• Collected data
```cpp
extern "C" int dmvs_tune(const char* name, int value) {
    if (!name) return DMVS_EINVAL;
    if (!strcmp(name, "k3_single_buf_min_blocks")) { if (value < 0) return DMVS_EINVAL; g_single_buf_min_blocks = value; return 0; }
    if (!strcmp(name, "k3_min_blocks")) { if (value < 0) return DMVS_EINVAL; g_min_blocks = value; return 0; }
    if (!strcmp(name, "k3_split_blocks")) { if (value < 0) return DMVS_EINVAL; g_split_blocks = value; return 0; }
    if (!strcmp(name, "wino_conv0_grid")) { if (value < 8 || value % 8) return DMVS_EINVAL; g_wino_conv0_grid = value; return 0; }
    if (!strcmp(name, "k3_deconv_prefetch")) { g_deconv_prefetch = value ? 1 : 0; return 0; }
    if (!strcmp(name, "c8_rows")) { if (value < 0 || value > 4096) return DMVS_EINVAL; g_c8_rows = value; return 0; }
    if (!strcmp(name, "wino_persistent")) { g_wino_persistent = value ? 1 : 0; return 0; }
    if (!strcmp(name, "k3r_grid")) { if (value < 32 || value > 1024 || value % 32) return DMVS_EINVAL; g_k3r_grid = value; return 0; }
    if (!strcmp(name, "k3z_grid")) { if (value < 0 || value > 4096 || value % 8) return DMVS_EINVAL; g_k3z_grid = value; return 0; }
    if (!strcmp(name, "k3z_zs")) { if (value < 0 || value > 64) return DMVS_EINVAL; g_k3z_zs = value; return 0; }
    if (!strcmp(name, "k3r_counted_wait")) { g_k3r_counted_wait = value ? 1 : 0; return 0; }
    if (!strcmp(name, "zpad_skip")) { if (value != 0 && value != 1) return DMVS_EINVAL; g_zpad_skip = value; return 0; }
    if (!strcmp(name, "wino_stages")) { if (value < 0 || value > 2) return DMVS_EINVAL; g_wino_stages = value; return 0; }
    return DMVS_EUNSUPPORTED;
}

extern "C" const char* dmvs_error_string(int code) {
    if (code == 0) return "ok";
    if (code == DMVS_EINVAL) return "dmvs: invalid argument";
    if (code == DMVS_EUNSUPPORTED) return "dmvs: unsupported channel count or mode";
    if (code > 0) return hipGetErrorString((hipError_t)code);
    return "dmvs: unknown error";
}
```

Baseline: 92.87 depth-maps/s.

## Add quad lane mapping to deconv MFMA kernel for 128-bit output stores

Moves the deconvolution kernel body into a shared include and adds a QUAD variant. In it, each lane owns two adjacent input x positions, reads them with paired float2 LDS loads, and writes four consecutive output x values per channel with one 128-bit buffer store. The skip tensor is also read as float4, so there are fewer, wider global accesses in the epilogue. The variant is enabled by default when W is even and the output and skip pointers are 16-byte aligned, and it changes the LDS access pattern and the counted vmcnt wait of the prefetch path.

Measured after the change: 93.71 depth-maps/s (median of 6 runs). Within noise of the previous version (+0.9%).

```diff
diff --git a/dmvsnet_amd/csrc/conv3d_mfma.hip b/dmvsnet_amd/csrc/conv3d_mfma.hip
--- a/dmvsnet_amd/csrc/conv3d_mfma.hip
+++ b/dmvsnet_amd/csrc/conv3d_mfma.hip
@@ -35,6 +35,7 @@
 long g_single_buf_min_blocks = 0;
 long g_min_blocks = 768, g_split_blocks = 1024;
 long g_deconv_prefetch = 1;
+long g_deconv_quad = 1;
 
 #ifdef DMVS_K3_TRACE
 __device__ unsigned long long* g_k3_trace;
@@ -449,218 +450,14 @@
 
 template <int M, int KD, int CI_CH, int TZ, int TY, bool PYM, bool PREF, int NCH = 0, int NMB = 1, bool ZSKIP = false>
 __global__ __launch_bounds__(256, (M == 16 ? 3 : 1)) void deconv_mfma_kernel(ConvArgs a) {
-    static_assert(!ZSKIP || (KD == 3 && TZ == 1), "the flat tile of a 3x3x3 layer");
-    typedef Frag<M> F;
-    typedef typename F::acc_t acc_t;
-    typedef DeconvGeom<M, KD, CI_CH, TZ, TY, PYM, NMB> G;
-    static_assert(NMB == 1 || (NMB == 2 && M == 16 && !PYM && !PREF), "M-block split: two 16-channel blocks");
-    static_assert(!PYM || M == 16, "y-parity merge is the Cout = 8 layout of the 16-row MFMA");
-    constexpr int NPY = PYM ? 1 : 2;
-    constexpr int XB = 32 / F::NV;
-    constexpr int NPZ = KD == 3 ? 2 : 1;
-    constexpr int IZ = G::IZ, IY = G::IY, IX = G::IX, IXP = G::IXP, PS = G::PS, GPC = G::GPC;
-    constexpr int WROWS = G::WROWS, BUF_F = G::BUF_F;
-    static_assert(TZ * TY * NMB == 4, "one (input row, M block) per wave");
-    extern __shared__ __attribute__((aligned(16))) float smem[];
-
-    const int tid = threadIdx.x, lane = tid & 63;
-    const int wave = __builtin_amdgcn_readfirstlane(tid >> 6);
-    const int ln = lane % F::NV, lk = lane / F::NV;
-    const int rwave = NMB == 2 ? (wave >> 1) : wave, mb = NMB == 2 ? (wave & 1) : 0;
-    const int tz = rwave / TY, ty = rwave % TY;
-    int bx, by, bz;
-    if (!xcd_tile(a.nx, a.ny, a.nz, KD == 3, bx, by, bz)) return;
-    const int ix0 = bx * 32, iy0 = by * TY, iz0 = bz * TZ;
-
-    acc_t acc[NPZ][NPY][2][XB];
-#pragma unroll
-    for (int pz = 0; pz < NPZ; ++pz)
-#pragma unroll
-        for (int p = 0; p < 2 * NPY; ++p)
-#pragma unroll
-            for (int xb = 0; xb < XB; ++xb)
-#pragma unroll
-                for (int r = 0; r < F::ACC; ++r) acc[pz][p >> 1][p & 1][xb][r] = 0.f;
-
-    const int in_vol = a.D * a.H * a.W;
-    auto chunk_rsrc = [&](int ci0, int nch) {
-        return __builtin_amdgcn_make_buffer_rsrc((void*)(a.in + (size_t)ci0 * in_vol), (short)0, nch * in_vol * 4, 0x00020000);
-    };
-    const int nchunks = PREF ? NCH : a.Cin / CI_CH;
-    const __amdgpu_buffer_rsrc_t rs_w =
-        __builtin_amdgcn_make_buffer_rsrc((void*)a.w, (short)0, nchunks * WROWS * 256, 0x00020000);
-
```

• How to complete this task
Send back each record exactly, and include them all.

• Output below
```cpp
extern "C" int dmvs_tune(const char* name, int value) {
    if (!name) return DMVS_EINVAL;
    if (!strcmp(name, "k3_single_buf_min_blocks")) { if (value < 0) return DMVS_EINVAL; g_single_buf_min_blocks = value; return 0; }
    if (!strcmp(name, "k3_min_blocks")) { if (value < 0) return DMVS_EINVAL; g_min_blocks = value; return 0; }
    if (!strcmp(name, "k3_split_blocks")) { if (value < 0) return DMVS_EINVAL; g_split_blocks = value; return 0; }
    if (!strcmp(name, "wino_conv0_grid")) { if (value < 8 || value % 8) return DMVS_EINVAL; g_wino_conv0_grid = value; return 0; }
    if (!strcmp(name, "k3_deconv_prefetch")) { g_deconv_prefetch = value ? 1 : 0; return 0; }
    if (!strcmp(name, "c8_rows")) { if (value < 0 || value > 4096) return DMVS_EINVAL; g_c8_rows = value; return 0; }
    if (!strcmp(name, "wino_persistent")) { g_wino_persistent = value ? 1 : 0; return 0; }
    if (!strcmp(name, "k3r_grid")) { if (value < 32 || value > 1024 || value % 32) return DMVS_EINVAL; g_k3r_grid = value; return 0; }
    if (!strcmp(name, "k3z_grid")) { if (value < 0 || value > 4096 || value % 8) return DMVS_EINVAL; g_k3z_grid = value; return 0; }
    if (!strcmp(name, "k3z_zs")) { if (value < 0 || value > 64) return DMVS_EINVAL; g_k3z_zs = value; return 0; }
    if (!strcmp(name, "k3r_counted_wait")) { g_k3r_counted_wait = value ? 1 : 0; return 0; }
    if (!strcmp(name, "zpad_skip")) { if (value != 0 && value != 1) return DMVS_EINVAL; g_zpad_skip = value; return 0; }
    if (!strcmp(name, "wino_stages")) { if (value < 0 || value > 2) return DMVS_EINVAL; g_wino_stages = value; return 0; }
    return DMVS_EUNSUPPORTED;
}

extern "C" const char* dmvs_error_string(int code) {
    if (code == 0) return "ok";
    if (code == DMVS_EINVAL) return "dmvs: invalid argument";
    if (code == DMVS_EUNSUPPORTED) return "dmvs: unsupported channel count or mode";
    if (code > 0) return hipGetErrorString((hipError_t)code);
    return "dmvs: unknown error";
}
```

Baseline: 92.87 depth-maps/s.

## Add quad lane mapping to deconv MFMA kernel for 128-bit output stores

Moves the deconvolution kernel body into a shared include and adds a QUAD variant. In it, each lane owns two adjacent input x positions, reads them with paired float2 LDS loads, and writes four consecutive output x values per channel with one 128-bit buffer store. The skip tensor is also read as float4, so there are fewer, wider global accesses in the epilogue. The variant is enabled by default when W is even and the output and skip pointers are 16-byte aligned, and it changes the LDS access pattern and the counted vmcnt wait of the prefetch path.

Measured after the change: 93.71 depth-maps/s (median of 6 runs). Within noise of the previous version (+0.9%).

```diff
diff --git a/dmvsnet_amd/csrc/conv3d_mfma.hip b/dmvsnet_amd/csrc/conv3d_mfma.hip
--- a/dmvsnet_amd/csrc/conv3d_mfma.hip
+++ b/dmvsnet_amd/csrc/conv3d_mfma.hip
@@ -35,6 +35,7 @@
 long g_single_buf_min_blocks = 0;
 long g_min_blocks = 768, g_split_blocks = 1024;
 long g_deconv_prefetch = 1;
+long g_deconv_quad = 1;
 
 #ifdef DMVS_K3_TRACE
 __device__ unsigned long long* g_k3_trace;
@@ -449,218 +450,14 @@
 
 template <int M, int KD, int CI_CH, int TZ, int TY, bool PYM, bool PREF, int NCH = 0, int NMB = 1, bool ZSKIP = false>
 __global__ __launch_bounds__(256, (M == 16 ? 3 : 1)) void deconv_mfma_kernel(ConvArgs a) {
-    static_assert(!ZSKIP || (KD == 3 && TZ == 1), "the flat tile of a 3x3x3 layer");
-    typedef Frag<M> F;
-    typedef typename F::acc_t acc_t;
-    typedef DeconvGeom<M, KD, CI_CH, TZ, TY, PYM, NMB> G;
-    static_assert(NMB == 1 || (NMB == 2 && M == 16 && !PYM && !PREF), "M-block split: two 16-channel blocks");
-    static_assert(!PYM || M == 16, "y-parity merge is the Cout = 8 layout of the 16-row MFMA");
-    constexpr int NPY = PYM ? 1 : 2;
-    constexpr int XB = 32 / F::NV;
-    constexpr int NPZ = KD == 3 ? 2 : 1;
-    constexpr int IZ = G::IZ, IY = G::IY, IX = G::IX, IXP = G::IXP, PS = G::PS, GPC = G::GPC;
-    constexpr int WROWS = G::WROWS, BUF_F = G::BUF_F;
-    static_assert(TZ * TY * NMB == 4, "one (input row, M block) per wave");
-    extern __shared__ __attribute__((aligned(16))) float smem[];
-
-    const int tid = threadIdx.x, lane = tid & 63;
-    const int wave = __builtin_amdgcn_readfirstlane(tid >> 6);
-    const int ln = lane % F::NV, lk = lane / F::NV;
-    const int rwave = NMB == 2 ? (wave >> 1) : wave, mb = NMB == 2 ? (wave & 1) : 0;
-    const int tz = rwave / TY, ty = rwave % TY;
-    int bx, by, bz;
-    if (!xcd_tile(a.nx, a.ny, a.nz, KD == 3, bx, by, bz)) return;
-    const int ix0 = bx * 32, iy0 = by * TY, iz0 = bz * TZ;
-
-    acc_t acc[NPZ][NPY][2][XB];
-#pragma unroll
-    for (int pz = 0; pz < NPZ; ++pz)
-#pragma unroll
-        for (int p = 0; p < 2 * NPY; ++p)
-#pragma unroll
-            for (int xb = 0; xb < XB; ++xb)
-#pragma unroll
-                for (int r = 0; r < F::ACC; ++r) acc[pz][p >> 1][p & 1][xb][r] = 0.f;
-
-    const int in_vol = a.D * a.H * a.W;
-    auto chunk_rsrc = [&](int ci0, int nch) {
-        return __builtin_amdgcn_make_buffer_rsrc((void*)(a.in + (size_t)ci0 * in_vol), (short)0, nch * in_vol * 4, 0x00020000);
-    };
-    const int nchunks = PREF ? NCH : a.Cin / CI_CH;
-    const __amdgpu_buffer_rsrc_t rs_w =
-        __builtin_amdgcn_make_buffer_rsrc((void*)a.w, (short)0, nchunks * WROWS * 256, 0x00020000);
-
```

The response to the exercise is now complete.